• **Instructions to follow**:
Check every line below for the word "ncols" and copy each one that has it.

[[ Information supplied, beginning ]]

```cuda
template <int PRO, int EPI, int NC>
__global__ void __launch_bounds__(256) k_gemv_f16_mc(const GemvF16Args a) {
    static_assert(NC == 4 || NC == 8, "columns per CTA");
    extern __shared__ __align__(16) uint8_t smem[];
    float * xf = (float *) smem;
    __shared__ double red[8];
    const int tid = threadIdx.x, warp = tid >> 5, lane = tid & 31, K = a.K;
    const int col0 = blockIdx.y * NC, ncols = min(NC, a.N - col0);
    grid_dep_wait();
    for (int n = 0; n < NC; n++) {
        if (n >= ncols) { for (int i = tid; i < K; i += 256) xf[(size_t) i * NC + n] = 0.f; continue; }
        const float * x = a.x + (size_t)(col0 + n) * a.ldx;
        float scale = 1.0f;
        if (PRO == PRO_NORM) {
            double s = 0.0;
            for (int i = tid; i < K; i += 256) s += (double) fmul(x[i], x[i]);
            for (int o = 16; o > 0; o >>= 1) s += __shfl_xor_sync(0xffffffffu, s, o);
            __syncthreads();
            if (lane == 0) red[warp] = s;
            __syncthreads();
            double tot = 0.0;
            for (int i = 0; i < 8; i++) tot += red[i];
            scale = __fdiv_rn(1.0f, __fsqrt_rn(fadd((float)(tot / (double) K), 1e-6f)));
        }
        for (int i = tid; i < K; i += 256) {
            float v = x[i];
            if (PRO == PRO_NORM) v = fmul(fmul(v, scale), a.norm_w[i]);
            xf[(size_t) i * NC + n] = h2f(f2h(v));
        }
    }
    __syncthreads();
    const int nchunk = K / 32, nc8 = (nchunk + 7) / 8, ntail = K & 31;
    for (int row0 = (blockIdx.x * 8 + warp) * 2; row0 < a.rows; row0 += gridDim.x * 16) {
        const bool two = row0 + 1 < a.rows;
        float res[2][2][NC];
        #pragma unroll
        for (int m = 0; m < (EPI == EPI_GATE ? 2 : 1); m++) {
            const uint16_t * Wm = m ? a.W2 : a.W;
            const uint16_t * tl = m ? a.tail2 : a.tail;
            float acc[2][NC];
            #pragma unroll
            for (int n = 0; n < NC; n++) { acc[0][n] = 0.f; acc[1][n] = 0.f; }
            const uint4 * wp0 = (const uint4 *)(Wm + ((size_t) row0 * nc8 * 32 + lane) * 8);
            const uint4 * wp1 = (const uint4 *)(Wm + ((size_t)(two ? row0 + 1 : row0) * nc8 * 32 + lane) * 8);
            constexpr int U = 2;
            uint4 v0[U], v1[U];
            #pragma unroll
            for (int q = 0; q < U; q++) {
                v0[q] = q < nc8 ? __ldg(wp0 + (size_t) q * 32) : make_uint4(0, 0, 0, 0);
                v1[q] = q < nc8 ? __ldg(wp1 + (size_t) q * 32) : make_uint4(0, 0, 0, 0);
            }
            for (int c8 = 0; c8 < nc8; c8 += U) {
                uint4 n0[U], n1[U];
                #pragma unroll
                for (int q = 0; q < U; q++) {
                    n0[q] = c8 + U + q < nc8 ? __ldg(wp0 + (size_t)(c8 + U + q) * 32) : make_uint4(0, 0, 0, 0);
                    n1[q] = c8 + U + q < nc8 ? __ldg(wp1 + (size_t)(c8 + U + q) * 32) : make_uint4(0, 0, 0, 0);
                }
                #pragma unroll
                for (int q = 0; q < U; q++) {
                    const uint32_t u0[4] = {v0[q].x, v0[q].y, v0[q].z, v0[q].w};
                    const uint32_t u1[4] = {v1[q].x, v1[q].y, v1[q].z, v1[q].w};
                    #pragma unroll
                    for (int j = 0; j < 8; j++) {
                        const int c = (c8 + q) * 8 + j;
                        if (c < nchunk) {
                            const float w0 = h2f((uint16_t)(u0[j >> 1] >> (16 * (j & 1))));
                            const float w1 = h2f((uint16_t)(u1[j >> 1] >> (16 * (j & 1))));
                            const float4 * xp = (const float4 *)(xf + (size_t)(c * 32 + lane) * NC);
                            #pragma unroll
                            for (int n4 = 0; n4 < NC / 4; n4++) {
                                const float4 xv = xp[n4];
                                acc[0][n4*4]   = ffma(w0, xv.x, acc[0][n4*4]);   acc[0][n4*4+1] = ffma(w0, xv.y, acc[0][n4*4+1]);
                                acc[0][n4*4+2] = ffma(w0, xv.z, acc[0][n4*4+2]); acc[0][n4*4+3] = ffma(w0, xv.w, acc[0][n4*4+3]);
                                acc[1][n4*4]   = ffma(w1, xv.x, acc[1][n4*4]);   acc[1][n4*4+1] = ffma(w1, xv.y, acc[1][n4*4+1]);
                                acc[1][n4*4+2] = ffma(w1, xv.z, acc[1][n4*4+2]); acc[1][n4*4+3] = ffma(w1, xv.w, acc[1][n4*4+3]);
                            }
                        }
                    }
                }
                #pragma unroll
                for (int q = 0; q < U; q++) { v0[q] = n0[q]; v1[q] = n1[q]; }
            }
            #pragma unroll
            for (int rr = 0; rr < 2; rr++)
// ... 808 lines not shown
```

[[ Information supplied, end ]]

• **Answer section**:
    const int col0 = blockIdx.y * NC, ncols = min(NC, a.N - col0);
        if (n >= ncols) { for (int i = tid; i < K; i += 256) xf[(size_t) i * NC + n] = 0.f; continue; }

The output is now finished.